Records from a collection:

--- --- ---

-    int px = L.tox + st.origin[(e * sys.nlayers + l) * 2]; px -= (px >= L.dim) ? L.dim : 0;
-    int py = L.toy + st.origin[(e * sys.nlayers + l) * 2 + 1]; py -= (py >= L.dim) ? L.dim : 0;
-    lpxs[l] = (unsigned)px;
-    unsigned pr = (unsigned)y + (unsigned)py; pr = min(pr, pr - ldim[l]);
-    lvo[l] = 4u * (pr * (ldim[l] + RING_PAD) + 4u * (unsigned)q);
-  }
+  unsigned lpxs[NL], lpys[NL], ldim[NL], lvo[NL];
+#pragma unroll
+  for (int l = 0; l < NL; l++) ldim[l] = (unsigned)sys.layers[l].dim;
   const DevDm &D0 = sys.dms[0], &D1 = sys.dms[1];
-  const float *pzt = st.dm_shape + (long long)e * sys.shape_stride + D0.shape_off;
-  const float *ttslot = st.dm_shape + (long long)e * sys.shape_stride + D1.shape_off;
-  const float c0 = ttslot[0], c1 = ttslot[1];
+  float c0 = 0.f, c1 = 0.f;
   const int half = pd / 2;
-  const unsigned pvo = 4u * ((unsigned)(y + D0.toy) * (unsigned)D0.dim + (unsigned)D0.tox + 4u * (unsigned)q);
-  const unsigned tvo = 32u * ((unsigned)y * (unsigned)(pd >> 2) + (unsigned)q);
-  const unsigned mvo = 2u * (unsigned)y * (unsigned)ntl;
-  const char *pztb = reinterpret_cast<const char *>(pzt);
+  unsigned pvo = 0, tvo = 0, mvo = 0;
+  const char *pztb = nullptr;
   const char *ttb = reinterpret_cast<const char *>(sys.tt_pk);
   const char *mkb = reinterpret_cast<const char *>(sys.tile_mask);
   const bool sh_tt = wv < 2;
   const void *shbase = sh_tt ? static_cast<const void *>(ttb) : (HP ? sys.psf_tw_h : sys.psf_tw_f);
   const __amdgpu_buffer_rsrc_t shrs = __builtin_amdgcn_make_buffer_rsrc(
       const_cast<void *>(shbase), 0, sh_tt ? 8 * pd * pd : ntl * 1024, 0x00020000);
-  const unsigned shvo = sh_tt ? tvo + 16u * (unsigned)wv : 16u * (unsigned)lane;
+  unsigned shvo = 0;
   shstep = sh_tt ? 7u : 10u;
-  float pivot;
-  {
-    float v = OTF ? ttslot[2] : pzt[(half + D0.toy) * D0.dim + half + D0.tox];
-    const float2 f = reinterpret_cast<const float2 *>(D1.influ)[(half + D1.toy) * D1.dim + half + D1.tox];
-    v += c0 * f.x + c1 * f.y;
-#pragma unroll
-    for (int l = 0; l < NL; l++) {
-      const DevLayer &L = sys.layers[l];
-      int py = L.toy + st.origin[(e * sys.nlayers + l) * 2 + 1]; py -= (py >= L.dim) ? L.dim : 0;
-      unsigned pyc = (unsigned)(half + py); pyc = min(pyc, pyc - ldim[l]);
-      unsigned pxc = (unsigned)half + lpxs[l]; pxc = min(pxc, pxc - ldim[l]);
-      v += reinterpret_cast<const float *>(layb[l])[pyc * (ldim[l] + RING_PAD) + pxc];
-    }
-    pivot = v;
-  }
+  float pivot = 0.f;
+  const float2 ttc = reinterpret_cast<const float2 *>(D1.influ)[(half + D1.toy) * D1.dim + half + D1.tox];
   float Pxr[NB], Pyr[NB];
   const int jm = (c >> 2) + 4 * (c & 3);
   const bool jm_ok = jm < 4 * NB;
@@ -2225,22 +2200,84 @@
       Pxr[s] = (ax >= 0 && ax < D0.ss) ? D0.prof[ax] : 0.f;
       Pyr[s] = (ay >= 0 && ay < D0.ss) ? D0.prof[ay] : 0.f;
     }
-    const float *volt = st.voltage + (long long)e * st.ld_actu + D0.com_off;
-    for (int i = 0; i < 4 * NB; i++) {
-      const int gy = sys.otf_gy0 + r * tpn + i;
-      for (int jj = lane; jj < latw; jj += 64) {
-        const int gx = sys.otf_gx0 + jj;
-        float v = 0.f;
-        if (gx >= 0 && gx < D0.gw && gy >= 0 && gy < D0.gh) {
-          const int a = D0.grid[gy * D0.gw + gx];
-          if (a >= 0) v = volt[a];
+  }
+  const float *latq = lat + (jm_ok ? jm : 0);
+  typedef const DevSys __attribute__((address_space(4))) *sys_cp;
+  typedef const DevLayer __attribute__((address_space(4))) &layer_cr;
+  sys_cp sp = (sys_cp)__builtin_amdgcn_kernarg_segment_ptr();
+  auto item_args = [&]() __attribute__((always_inline)) {
+    if constexpr (PERS) asm volatile("" : "+s"(sp));
+  };
+  struct Pro {
+    int r, el, e;
+    int ox[NL], oy[NL];
+    float c0, c1, t2, cp[NL];
+    int la[4 * NB];
+    float lv[4 * NB];
+  };
+  auto pro_hop1 = [&](unsigned idx, Pro &P) __attribute__((always_inline)) {
+    const unsigned sy = (unsigned)__builtin_amdgcn_readfirstlane((int)(idx / ngrp));
+    P.r = sp->stripe_order[sy];
+    P.el = 4 * (int)(idx - sy * ngrp) + wv;
+    P.e = env_begin + (P.el < env_count ? P.el : env_count - 1);
+    const const_int_p org = (const_int_p)(unsigned long long)(st.origin + (P.e * sp->nlayers) * 2);
+#pragma unroll
+    for (int l = 0; l < NL; l++) {
+      P.ox[l] = org[2 * l];
+      P.oy[l] = org[2 * l + 1];
+    }
+    const const_float_p ttslot = (const_float_p)(unsigned long long)(st.dm_shape + (long long)P.e * sp->shape_stride + sp->dms[1].shape_off);
+    P.c0 = ttslot[0]; P.c1 = ttslot[1];
+    if (OTF) P.t2 = ttslot[2];
+    else P.t2 = ((const_float_p)(unsigned long long)(st.dm_shape + (long long)P.e * sp->shape_stride + sp->dms[0].shape_off))[(half + sp->dms[0].toy) * sp->dms[0].dim + half + sp->dms[0].tox];
+    if (OTF) {
+      const int gx = sp->otf_gx0 + lane;
+#pragma unroll
+      for (int i = 0; i < 4 * NB; i++) {
+        const int gy = sp->otf_gy0 + P.r * tpn + i;
+        int a = -1;
+        if (lane < latw && gx >= 0 && gx < sp->dms[0].gw && gy >= 0 && gy < sp->dms[0].gh) a = sp->dms[0].grid[gy * sp->dms[0].gw + gx];
+        P.la[i] = a;
+      }
+    }
+  };
+  auto pro_hop2 = [&](Pro &P) __attribute__((always_inline)) {
+#pragma unroll
+    for (int l = 0; l < NL; l++) {
+      layer_cr L = sp->layers[l];
+      int px = L.tox + P.ox[l]; px -= (px >= L.dim) ? L.dim : 0;
+      int py = L.toy + P.oy[l]; py -= (py >= L.dim) ? L.dim : 0;
+      unsigned pyc = (unsigned)(half + py); pyc = min(pyc, pyc - ldim[l]);
+      unsigned pxc = (unsigned)half + (unsigned)px; pxc = min(pxc, pxc - ldim[l]);
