mi_status mi_sample_emitter_direction(mi_ctx *c, int32_t emitter, const float *ref_p, const float *sample, const float *wavelengths,
                                      int32_t test_visibility, mi_direction_sample *ds, float *spec_out, uint64_t n) {
    if (!c || !ref_p || !sample || !ds || !spec_out) return MI_ERR_INVALID;
    if (!c->have_bvh) return fail(c, MI_ERR_STATE, "mi_sample_emitter_direction: call mi_scene_upload and mi_bvh_build first");
    if (emitter >= (int32_t) c->emitters.size()) return fail(c, MI_ERR_INVALID, "mi_sample_emitter_direction: emitter index out of range");
    if (MIW_SPECTRAL && !wavelengths) return fail(c, MI_ERR_INVALID, "mi_sample_emitter_direction: the scalar_spectral library needs wavelengths");
    if (n == 0) return MI_OK;
    HIP_TRY(c, hipSetDevice(c->device));
    TmpBuf<float> d_ref, d_smp, d_wl, d_spec; TmpBuf<mi_direction_sample> d_ds;
    HIP_TRY(c, d_ref.resize(3 * n)); HIP_TRY(c, d_smp.resize(2 * n)); HIP_TRY(c, d_spec.resize(MIW_SPEC_N * n)); HIP_TRY(c, d_ds.resize(n));
    HIP_TRY(c, hipMemcpyAsync(d_ref.p, ref_p, 3 * n * sizeof(float), hipMemcpyHostToDevice, c->stream));
    HIP_TRY(c, hipMemcpyAsync(d_smp.p, sample, 2 * n * sizeof(float), hipMemcpyHostToDevice, c->stream));
// ... 556 lines not shown
                        const uint32_t first = queued ? queued->beside : 0u, groups_all = ((uint32_t) n_tiles + 63u) / 64u;
                        const uint32_t waves_rest = (groups_all - first) * PC.patches_x * PC.patches_y;
                        if (waves_rest == 0u) { }
                        else if (fl_nt) MIW_TIMED(4, hipLaunchKernelGGL((k_film_lanes<4, 1>), dim3(waves_rest), dim3(64), lbytes, s, P.film, A, PC, (uint32_t) n_tiles, c->d_tiles.p, first, 0u));
                        else MIW_TIMED(4, hipLaunchKernelGGL((k_film_lanes<4, 0>), dim3(waves_rest), dim3(64), lbytes, s, P.film, A, PC, (uint32_t) n_tiles, c->d_tiles.p, first, 0u));
                        if (queued) { for (int i = 0; i < 3; ++i) HIP_TRY(c, hipStreamWaitEvent(s, c->ev_join[i], 0)); }
                    } else if (quads) {
                        PatchArgs PC = PA; PC.patches_x = (side + qw - 1) / qw; PC.patches_y = (side + qh - 1) / qh;
                        const uint32_t per_wave = 64u / qw, waves = (uint32_t) (((size_t) n_tiles * PC.patches_x * PC.patches_y + per_wave - 1u) / per_wave);
                        const size_t qbytes = (size_t) (c->classes.count + 1u) * (size_t) (5u + 2u * qh) * sizeof(float);
#define MIW_FQ_LAUNCH(GW, GH, U) MIW_TIMED(4, hipLaunchKernelGGL((k_film_quads<GW, GH, U>), dim3(waves), dim3(64), qbytes, s, P.film, A, PC, (uint32_t) n_tiles, c->d_tiles.p))
                        int fq_u = 4;
                        if (const char *e = ropt.get("MIW_FQ_U")) fq_u = atoi(e);
                        if (quads == 24) { if (fq_u == 8) MIW_FQ_LAUNCH(2, 4, 8); else if (fq_u == 2) MIW_FQ_LAUNCH(2, 4, 2); else MIW_FQ_LAUNCH(2, 4, 4); }
                        else if (quads == 42) { if (fq_u == 8) MIW_FQ_LAUNCH(4, 2, 8); else MIW_FQ_LAUNCH(4, 2, 4); }
                        else if (quads == 28) MIW_FQ_LAUNCH(2, 8, 4); else MIW_FQ_LAUNCH(4, 4, 4);
#undef MIW_FQ_LAUNCH
                    } else if (columns == 42) MIW_FC_LAUNCH(4, 2); else if (columns == 44) MIW_FC_LAUNCH(4, 4); else if (columns == 82) MIW_FC_LAUNCH(8, 2);
                    else if (group == 4) MIW_FG_LAUNCH(4, 4); else if (group == 2) MIW_FG_LAUNCH(2, 2); else MIW_FG_LAUNCH(4, 2);
#undef MIW_FC_LAUNCH
#undef MIW_FG_LAUNCH
                } else if (wide)
                    MIW_TIMED(4, hipLaunchKernelGGL(k_film_blocks<true>, fgrid, dim3(64), 0, s, P.film, A, PA, c->d_tiles.p));
                else
                    MIW_TIMED(4, hipLaunchKernelGGL(k_film_blocks<false>, fgrid, dim3(64), 0, s, P.film, A, PA, c->d_tiles.p));
            }
            MIW_TIMED(5, hipLaunchKernelGGL(k_film_merge, dim3(((uint32_t) cfg->crop_w + 255u) / 256u, (uint32_t) cfg->crop_h), dim3(256), 0, s,
                                            P.film, A, c->d_tiles.p, dst32, dst64, cfg->accumulate));
            HIP_TRY(c, hipGetLastError());
            HIP_TRY(c, hipStreamSynchronize(s));
        } else {
            dim3 block(256), grid((unsigned) ((film_n + 255) / 256));
            MIW_TIMED(4, hipLaunchKernelGGL(k_film_resolve, grid, block, 0, s, c->d_accum.p, dst32, dst64, film_n, cfg->accumulate));
        }
        if (staged) HIP_TRY(c, hipMemcpyAsync(film, c->d_out.p, film_n * elem, hipMemcpyDeviceToHost, s));
        HIP_TRY(c, hipGetLastError());
        HIP_TRY(c, hipStreamSynchronize(s));
        T.drain();
#if defined(MIW_DEBUG_POISON)
        if (result == MI_OK) {
            std::vector<unsigned char> host(film_n * elem);
            HIP_TRY(c, hipMemcpy(host.data(), dst, film_n * elem, hipMemcpyDeviceToHost));
            size_t bad = 0;
            for (size_t i = 0; i < film_n; ++i) bad += cfg->film_f64 ? std::isnan(((const double *) host.data())[i]) : std::isnan(((const float *) host.data())[i]);
            if (bad) return fail(c, MI_ERR_STATE, "render (poisoned build): %zu film values are NaN - a log / queue / tile slot was read before it was written", bad);
        }
#endif
    }
#undef MIW_TIMED
    return MI_OK;
}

--- --- ---

Report the number of lines above containing the string "lbytes" as your sole answer.

2